View file src/slc/contrad-new.prf - Download
# Logical axioms
! MP ^p ^q (imp p q (p q) = [*]) # Modus ponens
! AI ^p (imp p p = [*])
! AK ^p ^q (imp p (imp q p) = [*])
! AS ^p ^q ^r (imp (imp p (imp q r)) (imp (imp p q) (imp p r)) = [*])
! Y [[* *] ['* (* *)]] # Fixed point
! defc (c = Y [imp * false])
! Ac ( \\\defc ; imp \defc false ) # c = (c => false)
# Proof of false
# This is a Proof Logic version of the following natural deduction proof :
# 1 | c (hypothesis)
# |---------------
# 2 | c => false (from 1 because c = (c => false))
# 3 | false (MP 2 1)
# 4 c => false (hypothesis 1 3)
# 5 c (from 4 because c = (c => false))
# 6 false (MP 4 5)
! L1 (AI c)
! L2 (imp c Ac)
! L3 ( L2 ; L1 )
! L4 (AS c c false)
! L5 (MP (imp c (imp c false)) (imp (imp c c) (imp c false)))

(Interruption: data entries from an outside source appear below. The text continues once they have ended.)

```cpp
int trl_linear_fwd_f32(const float* x, const float* w, const float* bias, float* y,
                       int M, int K, int N, int act, void* stream);
int trl_linear_fwd_workspace(int M, int K, int N);
int trl_linear_fwd_splitk_group_f32(int G, const float* const* x, const float* const* w, const float* const* bias,
                                    float* const* y, int M, int K, int N, int act, float* workspace, void* stream);
int trl_linear_fwd_splitk_f32(const float* x, const float* w, const float* bias, float* y,
                              int M, int K, int N, int act, float* workspace, void* stream);
int trl_linear_bwd_input_f32(const float* dy, const float* y_gate, int gate_act, const float* w,
                             float* dx, int M, int K, int N, void* stream);
int trl_linear_bwd_input_workspace(int M, int K, int N);
int trl_linear_bwd_input_splitk_f32(const float* dy, const float* y_gate, int gate_act, const float* w, float* dx,
                                    float* workspace, int M, int K, int N, void* stream);
int trl_linear_bwd_weight_workspace(int M, int K, int N);
int trl_linear_bwd_weight_f32(const float* dy, const float* y_gate, int gate_act, const float* x,
                              float* dw, float* db, float* workspace, int M, int K, int N,
                              void* stream);
int trl_linear_fwd_group_f32(int G, const float* const* x, const float* const* w, const float* const* bias,
                             float* const* y, int M, int K, int N, int act, void* stream);
int trl_linear_bwd_input_group_f32(int G, const float* const* dy, const float* const* y_gate, int gate_act,
                                   const float* const* w, float* const* dx, int M, int K, int N, void* stream);
int trl_linear_bwd_weight_group_f32(int G, const float* const* dy, const float* const* y_gate, int gate_act,
                                    const float* const* x, float* const* dw, float* const* db, float* workspace,
                                    int M, int K, int N, void* stream);

int trl_linear_bwd_weight_splits(int M, int K, int N);
int trl_linear_bwd_weight_partials_group_f32(int G, const float* const* dy, const float* const* y_gate, int gate_act,
                                             const float* const* x, int want_db, float* workspace, int M, int K,
                                             int N, void* stream);
int trl_fold_partials_multi_f32(int count, const float* const* part, float* const* out, const int* n,
                                const int* splits, void* stream);
int trl_fold_scope_begin(void);
int trl_fold_scope_end(void* stream);
int trl_linear_bwd_weight_multi_splits(int M, int K, int N);
int trl_linear_bwd_weight_partials_multi_f32(int G, const float* const* dy, const float* const* y_gate, int gate_act,
                                             const float* const* x, const int* K, const int* N, int want_db,
                                             float* const* workspace, int M, void* stream);

int trl_mlp3_forward_ok(int D, int H1, int H2, int O);
int trl_mlp3_forward_group_f32(int G, const float* const* x, const float* const* w1, const float* const* b1,
                               const float* const* w2, const float* const* b2, const float* const* w3,
                               const float* const* b3, float* const* h1, float* const* h2, float* const* y, int M,
                               int D, int O, int act, int last_act, void* stream);

int trl_concat2_f32(const float* a, const float* b, float* out, int rows, int fa, int fb, void* stream);
int trl_tanh_gauss_rsample_fwd_f32(const float* head, const float* eps, float* act, float* logp,
                                   int B, int A, int tanh_action, void* stream);
int trl_tanh_gauss_rsample_bwd_f32(const float* head, const float* eps, const float* act,
                                   const float* d_act, const float* d_logp_ptr, float d_logp_mul,
                                   float w_std, float w_mean, float* d_head, int B, int A,
                                   int tanh_action, void* stream);
int trl_tanh_gauss_rsample_bwd_cols_f32(const float* head, const float* eps, const float* act, const float* dx1,
                                        const float* dx2, int ld, int off, const float* d_logp_ptr,
                                        float d_logp_mul, float w_std, float w_mean, float* d_head, int B,
                                        int A, int tanh_action, void* stream);
int trl_sac_policy_grad_supported(int H, int A);
int trl_sac_policy_grad_f32(int n, const float* const* dy, const float* const* y, int gate_act, const float* const* w,
                            int H, int ldw, int off, const float* head, const float* eps, const float* act,
                            const float* d_logp_ptr, float d_logp_mul, float w_std, float w_mean, float* d_head, int B,
                            int A, int tanh_action, const float* head_w, const float* head_h, int head_act, float* head_dz,
                            void* stream);
int trl_sac_samples_f32(const float* head, const float* head2, float* eps1, const float* eps2,
                        const double* step_state, int64_t seed, const float* obs, const float* acts,
                        const float* next_obs, float* new_a, float* logp, float* next_a, float* next_logp,
                        float* x_sa, float* x_next, float* x_new, int B, int D, int A, int tanh_action,
                        double* mom_part, void* stream);
int trl_sac_alpha_step_f32(const float* logp, int B, float target_entropy, float lr, float beta1,
                           float beta2, float eps, float* state, float* out, void* stream);
int trl_sac_losses_f32(const float* q1, const float* q2, const float* tq1, const float* tq2,
                       const float* logp_next, const float* rew, const float* term, const float* q1n,
                       const float* q2n, const float* logp, const float* alpha, float gamma, int B,
                       float* dq1, float* dq2, float* dq1n, float* dq2n, double* sums,
                       float* alpha_state, float* alpha_out, float target_entropy, float lr, float beta1,
                       float beta2, float eps, const double* mom_part, int A, double* mom_out, void* stream);
int trl_sacv_samples_f32(const float* head, float* eps, const double* step_state, int64_t seed, const float* obs,
                         const float* acts, float* new_a, float* logp, float* x_sa, float* x_new, int B, int D, int A,
                         int tanh_action, double* mom_part, void* stream);
int trl_sacv_losses_f32(const float* q1, const float* q2, const float* tv, const float* rew, const float* term,
                        const float* v, const float* q1n, const float* q2n, const float* logp, const float* alpha,
                        float gamma, int B, int n, float* dq1, float* dq2, float* dv, float* dq1n, float* dq2n,
                        double* sums, float* alpha_state, float* alpha_out, float target_entropy, float lr, float beta1,
// ... 179 lines not shown
```

torchrl_amd/_C.py:

```python
import ctypes as C
import os

import torch

_HERE = os.path.dirname(os.path.abspath(__file__))
LIB_PATH = os.environ.get("TRL_LIB") or os.path.join(_HERE, "lib", "libtrl_hip.so")
_lib = None

ACT_TANH, ACT_RELU, ACT_NONE = 0, 1, 2
ACT_CODES = {"tanh": ACT_TANH, "relu": ACT_RELU}

c_float_p = C.POINTER(C.c_float)
c_double_p = C.POINTER(C.c_double)
c_i64_p = C.POINTER(C.c_int64)
c_i32_p = C.POINTER(C.c_int32)
c_u8_p = C.POINTER(C.c_uint8)


EAGER_FALLBACKS = {}


def note_eager(site, why=""):
    EAGER_FALLBACKS[site] = EAGER_FALLBACKS.get(site, 0) + 1
    if os.environ.get("TRL_STRICT") == "1":
        raise TrlError("%s left the HIP path (%s) and TRL_STRICT=1" % (site, why))
    if EAGER_FALLBACKS[site] == 1:
        import logging
        logging.getLogger("torchrl_amd").warning("%s: a CUDA tensor takes the eager PyTorch route (%s); "
                                                 "this is outside the HIP hot path", site, why)


def eager_fallback_count():
    return sum(EAGER_FALLBACKS.values())


class TrlError(RuntimeError):
    pass
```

! L6 (L4 ((imp c (imp c false)) (imp (imp c c) (imp c false))))
! L7 ( L6 ; L5 )
! L8 (L3 (imp (imp c c) (imp c false)))
! L9 ( L8 ; L7 )
! L10 (MP (imp c c) (imp c false))
! L11 (L9 ((imp c c) (imp c false)))
! L12 ( L11 ; L10 )
! L13 (L1 (imp c false))
! L14 ( L13 ; L12 )
! L15 ( Ac ; c )
! L16 ( L15 ; L14 )
! L17 (MP c false)
! L18 (L14 (c false))
! L19 ( L18 ; L17 )
! L20 (L16 false)
! L21 ( L20 ; L19 )
! T ( false ; L21 )
T # false = [*]